A Pakistani counterstrike would have tested and exposed the intentions of the American-led NATO troops. A subsequent attack on Pakistan would have confirmed this was no misunderstanding. The Americans have been saber-rattling for months now and the June 10 attack fitted a pattern of US official statements, media leaks, and cross-border violations.

In every sense of the word, an undeclared war is being waged against Pakistan from the Afghan soil since 2004. Islamabad is in possession of plenty of real and circumstantial evidence to this effect. The purpose of this war is to set off ethnic and religious wars inside Pakistan to weaken the country and precipitate its disintegration. In the past four years, separatist activity in the entire Pakistani region next to Afghanistan jumped from nil to levels not seen since the 1980s, when the Soviets used Afghan soil for the same purpose.

Afghanistan has a political problem that the US and its puppet regime in Kabul have been unable to resolve for the past seven years. This failure is destabilizing Pakistan, not the other way around. The Pakistani foreign minister should have used the Afghan donor conference in Paris last week to make it clear that Islamabad – and NATO for that matter – cannot be held responsible for Washington and Kabul's inability to end the Afghan civil conflict.

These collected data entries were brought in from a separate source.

static int synthesis_impl(cae_model_t *mm, const float *latents, const int32_t *symbols, int n, int lh, int lw, void *out,
                          int fmt, float *const *bridges, float *const *colors, void *stream, int scale) {
    Model *m = reinterpret_cast<Model *>(mm);
    if (!m || !out) return fail(CAE_ERR_ARG, "NULL argument");
    const int stop = m->L - 1 - scale, nrun = stop + 1;
    if (symbols && m->ent.channels == 0) return fail(CAE_ERR_ARG, "entropy model not set");
    if (n < 1 || lh < 1 || lw < 1) return fail(CAE_ERR_ARG, "bad latent batch %dx%dx%d", n, lh, lw);
    if (fmt != CAE_FMT_U8_HWC && fmt != CAE_FMT_F32_NCHW) return fail(CAE_ERR_ARG, "bad pixel format %d", fmt);
    for (auto &l : m->dec)
        if (!l.set) return fail(CAE_ERR_ARG, "synthesis layer not set");
    for (int i = 0; colors && i + 1 < m->L; ++i)
        if (colors[i] && ((lh << (i + 1)) <= m->ks / 2 || (lw << (i + 1)) <= m->ks / 2))
            return fail(CAE_ERR_ARG, "colour layer %d input %d x %d too small for reflect padding %d", i, lh << (i + 1),
                        lw << (i + 1), m->ks / 2);
    if (scale > 0) {
        const Layer &l = m->dec[stop];
        if (!l.color_wp) return fail(CAE_ERR_ARG, "colour layer %d not set", stop);
        if ((lh << nrun) <= m->ks / 2 || (lw << nrun) <= m->ks / 2)
            return fail(CAE_ERR_ARG, "colour layer %d input %d x %d too small for reflect padding %d", stop, lh << nrun,
                        lw << nrun, m->ks / 2);
    }
    hipStream_t st = (hipStream_t)stream;
    std::lock_guard<std::mutex> lk(m->mu);
    int rc;
    if ((rc = m->ensure_device()) || (rc = m->order_stream(stream))) return rc;
// ... 28 lines not shown
    if (maxact && ((rc = m->ensure_ws(1, maxact)) || (rc = m->ensure_ws(2, maxact)))) return rc;
    if (maxact && need_third_slot && (rc = m->ensure_ws(3, maxact))) return rc;

    ProfScope prof(m, CAE_SYNTHESIS, st);
    prof.begin();
    const size_t tot = (size_t)n * p0 * lh * lw;
    if (f16)
        hipLaunchKernelGGL(nchw_to_c8s_kernel<true>, dim3(ew_grid(tot)), dim3(256), 0, st, latents, (char *)m->ws[0].p, n,
                           m->c_bn, lh, lw, p0, flag, symbols, m->medians_dev.get<float>());
    else
        hipLaunchKernelGGL(nchw_to_c8_kernel, dim3(ew_grid(tot)), dim3(256), 0, st, latents, (float *)m->ws[0].p, n,
                           m->c_bn, lh * lw, p0, symbols, m->medians_dev.get<float>());
    HIP_TRY(hipGetLastError());
    prof.end();

    bool use_pmap = false;
    if (f16 && scale == 0 && m->L >= 2 && m->ks == 3 && getenv("CAE_NO_PMAP") == nullptr) {
        const Layer &lp = m->dec[m->L - 2], &ll = m->dec[m->L - 1];
        use_pmap = ll.wp_pmap16 && !ll.gdn && ll.stages.empty() && lp.stages.empty() && lp.ct <= 4 && lp.cout == ll.cin &&
                   !(bridges && bridges[m->L - 2]) && !(colors && colors[m->L - 2]);
    }
    if (use_pmap) maxact = std::max(maxact, (size_t)n * (lh << (m->L - 1)) * (lw << (m->L - 1)) * 128);
    if (use_pmap && ((rc = m->ensure_ws(1, maxact)) || (rc = m->ensure_ws(2, maxact)))) return rc;

    const float *cur = (const float *)m->ws[0].p;
    int cur_planes = p0, ch = lh, cw = lw;
    int cur_idx = 0;
    for (int i = 0; i < nrun; ++i) {
        const Layer &l = m->dec[i];
        const bool last = i == m->L - 1;
        if (use_pmap && last) {
            prof.begin();
            const int gtx = (cw + 15) / 16, gty = (ch + 15) / 16;
            hipLaunchKernelGGL(pmap_gather_kernel, dim3((unsigned)((size_t)n * gtx * gty)), dim3(256), 0, st, cur,
                               l.bias.get<float>(), out, n, ch, cw, l.cout, fmt == CAE_FMT_U8_HWC ? OUT_U8HWC : OUT_NCHW, gtx,
                               gty);
            HIP_TRY(hipGetLastError());
            prof.end();
            break;
        }
        if (!l.stages.empty() && (rc = run_stages(m, l, true, n, ch, cw, cur, cur_idx, cur_planes, st, f16, flag))) return rc;
        const int out_idx = pick_slot(cur_idx, cur_idx);
        LayerArgs a = layer_args(m, cur, cur_planes, last ? out : m->ws[out_idx].p, n, ch, cw, 2 * ch, 2 * cw, l.ct, l.cout,
                                 last ? (fmt == CAE_FMT_U8_HWC ? OUT_U8HWC : OUT_NCHW) : OUT_C8, l.act, flag);
        a.wp = l.wp.get<float>();
        a.bias = l.bias.get<float>();
        a.gp = l.gp.get<float>();
        a.beta = l.beta.get<float>();
        if (use_pmap && i == m->L - 2) {
            a.outfmt = OUT_PMAP;
            a.pm = m->dec[m->L - 1].wp_pmap16.p;
        }
        prof.begin();
        if (f16) {
            a.gp = l.gp16.get<float>();
            if (last && l.wp_edge16 && last_f16_fits(m->ks, l.cin)) {
                a.wp = l.wp_edge16.get<float>();
                if ((rc = launch_last_f16(m->ks, l.cin, a, st))) return rc;
            } else {
                if (l.act && l.ct > 4)
// ... 26 lines not shown
            HIP_TRY(hipGetLastError());
        }
        cur = (const float *)a.out;
        cur_planes = l.ct * 4;
        ch = a.OH;
        cw = a.OW;
        cur_idx = out_idx;
    }
    if (scale > 0) {
        const Layer &l = m->dec[stop];
        const int ofmt = fmt == CAE_FMT_U8_HWC ? OUT_U8HWC : OUT_NCHW;
        prof.begin();
        if (l.color_w4) {
            if ((rc = launch_color_small(m->ks, f16, cur, cur_planes, l.cout, l.color_w4.get<float>(),
                                         l.color_bias.get<float>(), n, ch, cw, l.color_cout, out, ofmt, flag, st)))
                return rc;
        } else {
            float *img = ofmt == OUT_NCHW ? (float *)out : (float *)m->ws[pick_slot(cur_idx, cur_idx)].p;
            if ((rc = launch_color(m, l, f16, cur, cur_planes, n, ch, cw, img, flag, st))) return rc;
            if (ofmt == OUT_U8HWC && (rc = launch_nchw_to_u8hwc(img, out, n, l.color_cout, (size_t)ch * cw, st))) return rc;
        }
        prof.end();
    }
    return CAE_OK;
}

It's also time to turn the tables. Pakistan should issue a list of demands to the regime in Kabul. The list should ask for a halt in all cross-border terrorism originating from Afghan soil into Pakistan. This includes the closure of training camps for terrorists who are sent into our provinces of Balochistan and NWFP and the expulsion of all terrorist elements recruited from Pakistan and sheltered at safe houses provided by the Afghan government. Failure to meet these legitimate demands should result in punitive measures; including restricting both Afghanistan's overland trade and US fuel supplies through Pakistani land and airspace.

Washington has been double-crossing Pakistan from the moment Islamabad joined America's war on terror. In the seven years since 9/11, Washington has deliberately ignored Pakistan's legitimate security needs and concerns in Afghanistan on every count. Under American watch, rabidly anti-Pakistan warlords and exiled elements with Indian connections going back to the days of the Soviets have been encouraged to wield influence in Kabul. The narcotic trade has been allowed to recover from near-total eradication under the previous regime, giving a boost to organized crime affecting both Pakistan and Iran.

Pakistani officials have long been suspecting that some Indian and Afghan elements operating in Afghanistan have an interest in inciting a confrontation between Pakistan and the United States. But it is also true that Washington has accorded little importance, by design or by coincidence, to the legitimate security and strategic interests of its Pakistani ally.

We should win together in Afghanistan. Washington's victory should not become a Pakistani loss.